Кто-то из старших сказал, что дядя Миша — сын белого полковника, из дворян, который воевал с красными до конца, а потом ушел не то в Париж, не то в Стамбул.

Да, он не только знал философов, читал Гумилева, но еще и мог вскрыть любой сейф.

«На войне как на войне», так он сам говорил. Что касается отца — белого полковника, так разве кто-нибудь выбирал себе отца?

Были, конечно, и такие, которые отказывались от отцов и даже придумывали себе нарочитые сверхидейные фамилии, но ведь были и такие, которые Родину предавали и, захлебываясь от усердия, служили немцам. Мне скажут — это, мол, разные вещи… Нет, одинаковые! Это — конъюнктурщики, флюгера, и более ничего!

А мне не нравятся русские, которые служат немцам.
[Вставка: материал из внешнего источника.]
template <bool VEC, bool AT = false, bool BT = false>
__global__ __launch_bounds__(256)
void gemm_f32_k(const float* __restrict__ A, const float* __restrict__ B,
                float* __restrict__ C, const float* __restrict__ bias,
                int M, int N, int K, int lda, int ldb, int ldc,
                long k_per_chunk, int relu, int direct_out) {
  __shared__ float A_lds[2][BM * LDA_S];
  __shared__ float B_lds[2][BK * LDB_S];

  const int m_blk = blockIdx.x * BM;
  const int n_blk = blockIdx.y * BN;
  const long k_lo = (long)blockIdx.z * k_per_chunk;
  const long k_hi = min((long)K, k_lo + k_per_chunk);

  const int t = threadIdx.x;
  const int wave = t >> 6, lane = t & 63;
  const int wr = wave >> 1, wc = wave & 1;
  const int l15 = lane & 15, l4 = lane >> 4;

  f32x4 acc[4][2];
#pragma unroll
  for (int mi = 0; mi < 4; ++mi)
#pragma unroll
    for (int ni = 0; ni < 2; ++ni) acc[mi][ni] = {0.f, 0.f, 0.f, 0.f};

  const int am = t >> 3;
  const int ak = (t & 7) * 4;
  const int bk = t >> 4;
  const int bn = (t & 15) * 4;

  float4 ra[4], rb[2];
  const int tak = t >> 3;
  const int tam = (t & 7) * 4;
  const int tbn = t >> 3;
  const int tbk = (t & 7) * 4;
  auto stage_load = [&](long k0) {
    if (AT) {
#pragma unroll
      for (int j = 0; j < 4; ++j) {
        long gk = k0 + tak;
        long gm = m_blk + tam + j * 32;
        float v0 = 0.f, v1 = 0.f, v2 = 0.f, v3 = 0.f;
        if (gk < k_hi) {
          long base = gk * (long)lda + gm;
          if (VEC && gm + 3 < M) {
            const float4 q = *(const float4*)(A + base);
            v0 = q.x; v1 = q.y; v2 = q.z; v3 = q.w;
          } else {
            if (gm + 0 < M) v0 = A[base + 0];
            if (gm + 1 < M) v1 = A[base + 1];
            if (gm + 2 < M) v2 = A[base + 2];
            if (gm + 3 < M) v3 = A[base + 3];
          }
        }
        ra[j] = {v0, v1, v2, v3};
      }
    } else {
#pragma unroll
      for (int j = 0; j < 4; ++j) {
        int m = am + j * 32;
        long gm = m_blk + m;
        float v0 = 0.f, v1 = 0.f, v2 = 0.f, v3 = 0.f;
        if (gm < M) {
          long base = gm * (long)lda + k0 + ak;
          if (VEC && k0 + ak + 3 < k_hi) {
            const float4 q = *(const float4*)(A + base);
            v0 = q.x; v1 = q.y; v2 = q.z; v3 = q.w;
          } else {
            if (k0 + ak + 0 < k_hi) v0 = A[base + 0];
            if (k0 + ak + 1 < k_hi) v1 = A[base + 1];
            if (k0 + ak + 2 < k_hi) v2 = A[base + 2];
            if (k0 + ak + 3 < k_hi) v3 = A[base + 3];
          }
        }
        ra[j] = {v0, v1, v2, v3};
      }
    }
    if (BT) {
#pragma unroll
      for (int j = 0; j < 2; ++j) {
        long gn = n_blk + tbn + j * 32;
        long gk = k0 + tbk;
        float v0 = 0.f, v1 = 0.f, v2 = 0.f, v3 = 0.f;
        if (gn < N) {
          long base = gn * (long)ldb + gk;
          if (VEC && gk + 3 < k_hi) {
            const float4 q = *(const float4*)(B + base);
            v0 = q.x; v1 = q.y; v2 = q.z; v3 = q.w;
          } else {
            if (gk + 0 < k_hi) v0 = B[base + 0];
            if (gk + 1 < k_hi) v1 = B[base + 1];
            if (gk + 2 < k_hi) v2 = B[base + 2];
            if (gk + 3 < k_hi) v3 = B[base + 3];
          }
        }
        rb[j] = {v0, v1, v2, v3};
      }
    } else {
#pragma unroll
      for (int j = 0; j < 2; ++j) {
        long gk = k0 + bk + j * 16;
        float v0 = 0.f, v1 = 0.f, v2 = 0.f, v3 = 0.f;
        if (gk < k_hi) {
          long base = gk * (long)ldb + n_blk + bn;
          if (VEC && n_blk + bn + 3 < N) {
            const float4 q = *(const float4*)(B + base);
            v0 = q.x; v1 = q.y; v2 = q.z; v3 = q.w;
          } else {
            if (n_blk + bn + 0 < N) v0 = B[base + 0];
            if (n_blk + bn + 1 < N) v1 = B[base + 1];
            if (n_blk + bn + 2 < N) v2 = B[base + 2];
            if (n_blk + bn + 3 < N) v3 = B[base + 3];
          }
        }
        rb[j] = {v0, v1, v2, v3};
      }
    }
  };
  auto stage_write = [&](int buf) {
    if (AT) {
#pragma unroll
      for (int j = 0; j < 4; ++j) {
        const float v[4] = {ra[j].x, ra[j].y, ra[j].z, ra[j].w};
#pragma unroll
        for (int e = 0; e < 4; ++e)
          A_lds[buf][(tam + j * 32 + e) * LDA_S + tak] = v[e];
      }
    } else {
#pragma unroll
      for (int j = 0; j < 4; ++j) {
        float* dst = &A_lds[buf][(am + j * 32) * LDA_S + ak];
        ((float2*)dst)[0] = {ra[j].x, ra[j].y};
        ((float2*)dst)[1] = {ra[j].z, ra[j].w};
      }
    }
    if (BT) {
#pragma unroll
      for (int j = 0; j < 2; ++j) {
        const float v[4] = {rb[j].x, rb[j].y, rb[j].z, rb[j].w};
#pragma unroll
        for (int e = 0; e < 4; ++e)
          B_lds[buf][(tbk + e) * LDB_S + tbn + j * 32] = v[e];
      }
    } else {
#pragma unroll
      for (int j = 0; j < 2; ++j)
        *(float4*)&B_lds[buf][(bk + j * 16) * LDB_S + bn] = rb[j];
    }
  };

  stage_load(k_lo);
  stage_write(0);
  if (k_lo + BK < k_hi) stage_load(k_lo + BK);
  __syncthreads();

  int buf = 0;
  for (long k0 = k_lo; k0 < k_hi; k0 += BK) {
    if (k0 + BK < k_hi) {
      stage_write(buf ^ 1);
      if (k0 + 2 * BK < k_hi) stage_load(k0 + 2 * BK);
    }
    const float* Abuf = A_lds[buf];
    const float* Bbuf = B_lds[buf];
#pragma unroll
    for (int kk = 0; kk < BK / 4; ++kk) {
      float a_frag[4], b_frag[2];
#pragma unroll
      for (int mi = 0; mi < 4; ++mi)
        a_frag[mi] = Abuf[(wr * 64 + mi * 16 + l15) * LDA_S + kk * 4 + l4];
#pragma unroll
      for (int ni = 0; ni < 2; ++ni)
        b_frag[ni] = Bbuf[(kk * 4 + l4) * LDB_S + wc * 32 + ni * 16 + l15];
#pragma unroll
      for (int mi = 0; mi < 4; ++mi)
#pragma unroll
        for (int ni = 0; ni < 2; ++ni)
          acc[mi][ni] = __builtin_amdgcn_mfma_f32_16x16x4f32(
              a_frag[mi], b_frag[ni], acc[mi][ni], 0, 0, 0);
    }
    __syncthreads();
    buf ^= 1;
  }
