+        boff[s] = (tc / 3) * C1_TC + (tc % 3) + j;
+    }
+    float sc[16], sh[16];
+#pragma unroll
+    for (int r = 0; r < 16; ++r) {
+        const int ch = (r & 3) + 8 * (r >> 2) + 4 * kh;
+        sc[r] = scale[ch]; sh[r] = shift[ch];
+    }
+    const bool odd = j & 1;
+    int it = 0;
+    for (int py0 = 0; py0 < Hp; py0 += C1_PROWS, ++it) {
+        stamp(it, 0);
+        float* tile = tiles[it & 1];
+#pragma unroll
+        for (int q = 0; q < NPRE; ++q)
+            if (tid + 256 * q < C1_TR * C1_TC) tile[tid + 256 * q] = pre[q];
+        stamp(it, 1);
+        __syncthreads();
+        stamp(it, 2);
+        if (py0 + C1_PROWS < Hp) fetch(py0 + C1_PROWS);
+        stamp(it, 3);
+        const int py = py0 + wv;
+        if (py >= Hp) continue;
+        const float* trow = tile + (2 * wv) * C1_TC;
+#pragma unroll
+        for (int h = 0; h < 2; ++h) {
+            if (px0 + 16 * h >= wlim) break;
+            f32x16 acc0, acc1;
+#pragma unroll
+            for (int r = 0; r < 16; ++r) { acc0[r] = 0.0f; acc1[r] = 0.0f; }
+#pragma unroll
+            for (int s = 0; s < 5; ++s) {
+                const float b0 = trow[boff[s] + 32 * h], b1 = trow[boff[s] + 32 * h + C1_TC];
+                acc0 = __builtin_amdgcn_mfma_f32_32x32x2f32(wa[s], b0, acc0, 0, 0, 0);
+                acc1 = __builtin_amdgcn_mfma_f32_32x32x2f32(wa[s], b1, acc1, 0, 0, 0);
+            }
+            if (DBG) asm volatile("v_mov_b32 %0, %0" : "+v"(acc1[15]));
+            stamp(it, 4 + 2 * h);
+            float m[16];
+#pragma unroll
+            for (int r = 0; r < 16; r += 2) {
+                const mk_f32x2 s2 = {sc[r], sc[r + 1]}, h2 = {sh[r], sh[r + 1]};
+                const mk_f32x2 y0 = __builtin_elementwise_fma((mk_f32x2){acc0[r], acc0[r + 1]}, s2, h2);
+                const mk_f32x2 y1 = __builtin_elementwise_fma((mk_f32x2){acc1[r], acc1[r + 1]}, s2, h2);
+                const float v0 = fmaxf(y0.x, y1.x), v1 = fmaxf(y0.y, y1.y);
+                const float nb0 = __builtin_bit_cast(float, __builtin_amdgcn_update_dpp(0, __builtin_bit_cast(int, v0), 0xB1, 0xF, 0xF, true));
+                const float nb1 = __builtin_bit_cast(float, __builtin_amdgcn_update_dpp(0, __builtin_bit_cast(int, v1), 0xB1, 0xF, 0xF, true));
+                m[r] = fmaxf(fmaxf(v0, nb0), 0.0f);
+                m[r + 1] = fmaxf(fmaxf(v1, nb1), 0.0f);
+            }
+            const int px = px0 + 16 * h + (j >> 1);
+            const float4 lo = odd ? make_float4(m[8], m[9], m[10], m[11]) : make_float4(m[0], m[1], m[2], m[3]);
+            const float4 hi = odd ? make_float4(m[12], m[13], m[14], m[15]) : make_float4(m[4], m[5], m[6], m[7]);
+            if (px < wlim) {
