template <int D, bool F16>
__global__ __launch_bounds__(256) void flash_reduce_kernel(FlashReduceArgs args) {
  kernarg_prefetch<(int)sizeof(FlashReduceArgs)>();
  __shared__ float tile[32][129];
  const FlashReduceJob& J = args.j[blockIdx.z];
  const int64_t wb = blockIdx.y;
  const int cc = blockIdx.x;
  if (wb * 32 >= J.m) return;
  const int rb = (int)(wb >> 2), w = (int)(wb & 3);
  const float go = args.grad_out ? args.grad_out[0] : 1.0f;
  const float lse = args.stats->lse;
  const float gpos = go / (float)args.stats->n_pos;
  const int tid = threadIdx.x;
  float acc[16];
#pragma unroll
  for (int e = 0; e < 16; ++e) acc[e] = 0.0f;
  const int64_t i0 = wb * 32;
  const int64_t c0 = (int64_t)cc * 128;
  const int orow = tid >> 3, ocs = (tid & 7) * 16;
  const int64_t ojo = i0 + orow + J.diag;
  const bool has_other = ojo >= 0 && ojo < J.n_other;
  bf16x8 oth_a = {}, oth_b = {};
  if (has_other) {
    oth_a = *reinterpret_cast<const bf16x8*>(J.other + ojo * D + c0 + ocs);
    oth_b = *reinterpret_cast<const bf16x8*>(J.other + ojo * D + c0 + ocs + 8);
  }
  const f16_t* slab16 = reinterpret_cast<const f16_t*>(J.slab);
  const float* unscale = reinterpret_cast<const float*>(slab16 + (int64_t)J.n_split * J.n_rb * 4 * (32 * D));
  for (int s0 = 0; s0 < J.n_split; s0 += 4) {
    float cs[4];
    int64_t wvs[4];
#pragma unroll
    for (int q = 0; q < 4; ++q) {
      const int s = s0 + q < J.n_split ? s0 + q : J.n_split - 1;
      wvs[q] = ((int64_t)s * J.n_rb + rb) * 4 + w;
      const float m = J.rec[wvs[q]].m;
      cs[q] = (s0 + q < J.n_split && m > MI_NEG_INF) ? go * __expf(m - lse) * (F16 ? unscale[wvs[q]] : 1.0f) : 0.0f;
    }
    if constexpr (F16) {
      f16x8 v[4][2];
#pragma unroll
      for (int q = 0; q < 4; ++q)
#pragma unroll
        for (int u = 0; u < 2; ++u)
          v[q][u] = *reinterpret_cast<const f16x8*>(slab16 + wvs[q] * (32 * D) + (int64_t)cc * 4096 + (u * 256 + tid) * 8);
#pragma unroll
      for (int q = 0; q < 4; ++q)
        if (cs[q] != 0.0f) {
#pragma unroll
          for (int u = 0; u < 2; ++u)
#pragma unroll
            for (int e = 0; e < 8; ++e) acc[8 * u + e] += (float)v[q][u][e] * cs[q];
        }
    } else {
      f32x4 v[4][4];
#pragma unroll
      for (int q = 0; q < 4; ++q)
#pragma unroll
        for (int u = 0; u < 4; ++u)
          v[q][u] = *reinterpret_cast<const f32x4*>(J.slab + wvs[q] * (32 * D) + (int64_t)cc * 4096 + (u * 256 + tid) * 4);
#pragma unroll
      for (int q = 0; q < 4; ++q)
        if (cs[q] != 0.0f) {
#pragma unroll
          for (int u = 0; u < 4; ++u)
#pragma unroll
            for (int e = 0; e < 4; ++e) acc[4 * u + e] += v[q][u][e] * cs[q];
        }
    }
  }
  if constexpr (F16) {
#pragma unroll
    for (int u = 0; u < 2; ++u) {
      const int h = u * 256 + tid;
      const int ct_l = h >> 7, gp = (h >> 6) & 1, lane = h & 63;
      const int col = ct_l * 32 + (lane & 31);
#pragma unroll
      for (int hh = 0; hh < 2; ++hh) {
        const int row0 = 8 * (2 * gp + hh) + 4 * (lane >> 5);
#pragma unroll
        for (int e = 0; e < 4; ++e) tile[row0 + e][col] = acc[8 * u + 4 * hh + e];
      }
    }
  } else {
#pragma unroll
    for (int u = 0; u < 4; ++u) {
      const int f = u * 256 + tid;
      const int ct_l = f >> 8, g = (f >> 6) & 3, lane = f & 63;
      const int col = ct_l * 32 + (lane & 31), row0 = 8 * g + 4 * (lane >> 5);
#pragma unroll
      for (int e = 0; e < 4; ++e) tile[row0 + e][col] = acc[4 * u + e];
    }
  }
  __syncthreads();
  {
    const int row = orow, cs = ocs;
    const int64_t i = i0 + row;
    float v[16];
#pragma unroll
    for (int e = 0; e < 16; ++e) v[e] = tile[row][cs + e];
    if (has_other) {
#pragma unroll
      for (int e = 0; e < 8; ++e) {
        v[e] -= gpos * (float)oth_a[e];
        v[8 + e] -= gpos * (float)oth_b[e];
      }
#pragma unroll
      for (int e = 0; e < 16; ++e) tile[row][cs + e] = v[e];
    }
    if (J.out_f32) {
#pragma unroll
      for (int e = 0; e < 16; e += 4)
        *reinterpret_cast<f32x4*>(J.out_f32 + i * D + c0 + cs + e) = f32x4{v[e], v[e + 1], v[e + 2], v[e + 3]};
    }
    if (J.out_bf) {
      bf16x8 a, b;
#pragma unroll
      for (int e = 0; e < 8; ++e) {
        a[e] = (bf16_t)v[e];
        b[e] = (bf16_t)v[8 + e];
      }
      *reinterpret_cast<bf16x8*>(J.out_bf + i * D + c0 + cs) = a;
      *reinterpret_cast<bf16x8*>(J.out_bf + i * D + c0 + cs + 8) = b;
    }
  }
  if (J.out_bf_t) {
    __syncthreads();
    const int col = tid >> 1, rs = (tid & 1) * 16;
    bf16x8 a, b;
#pragma unroll
    for (int e = 0; e < 8; ++e) {
      a[e] = (bf16_t)tile[rs + e][col];
      b[e] = (bf16_t)tile[rs + 8 + e][col];
    }
    bf16_t* dst = J.out_bf_t + (c0 + col) * J.m + i0 + rs;
    *reinterpret_cast<bf16x8*>(dst) = a;
    *reinterpret_cast<bf16x8*>(dst + 8) = b;
  }
}
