## Add wave-uniform fast path for k256 comb walk and cheaper zero test

For curves without the comb check and with 8 scalar words, the fixed-base comb loop now pulls digits by shifting a local scalar copy with alignbit, replacing get_bits. While every lane in the wave has a nonzero digit it runs a branch-free xyzz_madd loop that skips the per-lane state dispatch. It falls back to the generic state-based loop once any lane sees a zero digit. A cheaper k256-specific is_zero_short replaces pack-based zero detection in batch normalization, and a selftest case checks it against the existing is_zero.

```diff
diff --git a/elliptic-curves_amd/csrc/ecgpu_batchinv.h b/elliptic-curves_amd/csrc/ecgpu_batchinv.h
--- a/elliptic-curves_amd/csrc/ecgpu_batchinv.h
+++ b/elliptic-curves_amd/csrc/ecgpu_batchinv.h
@@ -84,7 +84,7 @@
     ECGPU_HD void load_back(size_t j, Back& r) const { r.p = io.load_point(j); io.get_prefix(j, r.pw); }
     ECGPU_HD uint32_t classify(size_t, const Fwd& r, El& f) const {
         f = G::m(r.z);
-        return F::is_zero(f) ? 1u : 0u;
+        return F::is_zero_short(f) ? 1u : 0u;
     }
     ECGPU_HD uint32_t classify(size_t, const Back& r, El& f) const {
         f = G::m(r.p.z);
diff --git a/elliptic-curves_amd/csrc/ecgpu_field.h b/elliptic-curves_amd/csrc/ecgpu_field.h
--- a/elliptic-curves_amd/csrc/ecgpu_field.h
+++ b/elliptic-curves_amd/csrc/ecgpu_field.h
@@ -151,6 +151,37 @@
         r.v[1] = (uint32_t)t1 & KMASK;
         r.v[2] += (uint32_t)(t1 >> 29);
         return r;
+    }
+    template <bool NORMED = false>
+    static ECGPU_HD bool k_is_zero(const E& a) {
+        E r;
+        if constexpr (NORMED) r = a;
+        else r = k_norm(k_norm(a));
+        uint32_t carry = 0;
+#pragma unroll
+        for (int k = 0; k < 8; k++) {
+            uint32_t v = r.v[k] + carry;
+            r.v[k] = v & KMASK;
+            carry = v >> 29;
+        }
+        const uint32_t v8 = r.v[8] + carry, e = v8 >> 24;
+        r.v[8] = v8 & 0xFFFFFFu;
+        r.v[0] += e * 977u;
+        r.v[1] += e * 8u;
+        carry = 0;
+#pragma unroll
+        for (int k = 0; k < 8; k++) {
+            uint32_t v = r.v[k] + carry;
+            r.v[k] = v & KMASK;
+            carry = v >> 29;
+        }
+        r.v[8] += carry;
+        uint32_t any = r.v[0], notp = (r.v[0] ^ 0x1FFFFC2Fu) | (r.v[1] ^ 0x1FFFFFF7u) | (r.v[8] ^ 0xFFFFFFu);
+#pragma unroll
+        for (int k = 1; k < 9; k++) any |= r.v[k];
+#pragma unroll
+        for (int k = 2; k < 8; k++) notp |= r.v[k] ^ KMASK;
+        return any == 0 || notp == 0;
     }
     template <bool NORMED = false>
     static ECGPU_HD void k_to_words(uint32_t* w, const E& a) {
@@ -726,6 +757,15 @@
         uint32_t w[N];
         pack(w, a);
         return mp_is_zero<N>(w);
+    }
+    template <int LA, int VA>
+    static ECGPU_HD bool is_zero_short(const Mag<C, LA, VA>& a) {
+        if constexpr (REPR == REPR_U29_K256) {
+            check_mag<LA, VA>(a.e);
+            return k_is_zero<(LA <= 1)>(a.e);
+        } else {
+            return is_zero(a);
+        }
     }
     template <int LA, int VA, int LB, int VB>
     static ECGPU_HD bool eq(const Mag<C, LA, VA>& a, const Mag<C, LB, VB>& b) {
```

Но если он прирожденный холуй, и восторженно воспринимает «русиш швайн», тогда все правильно, вопросов нет. Предать отца, потому что он дворянин и кичиться потомственным холопством и безродностью, — это и есть предательство и измена.

А еще я не люблю пустоглазых, «мне абы гроши, да харчи хороши», «на что мне все эти думки и всякая история».

Холую история не нужна. Он хочет заведовать пивным ларьком или лавкой по приему стеклотары, но когда нахапает, будет разыгрывать из себя большого барина. Смотрю я на такую рожу и думаю: исключить бы его из Указа об отмене крепостного права и плетью по хамскому рылу!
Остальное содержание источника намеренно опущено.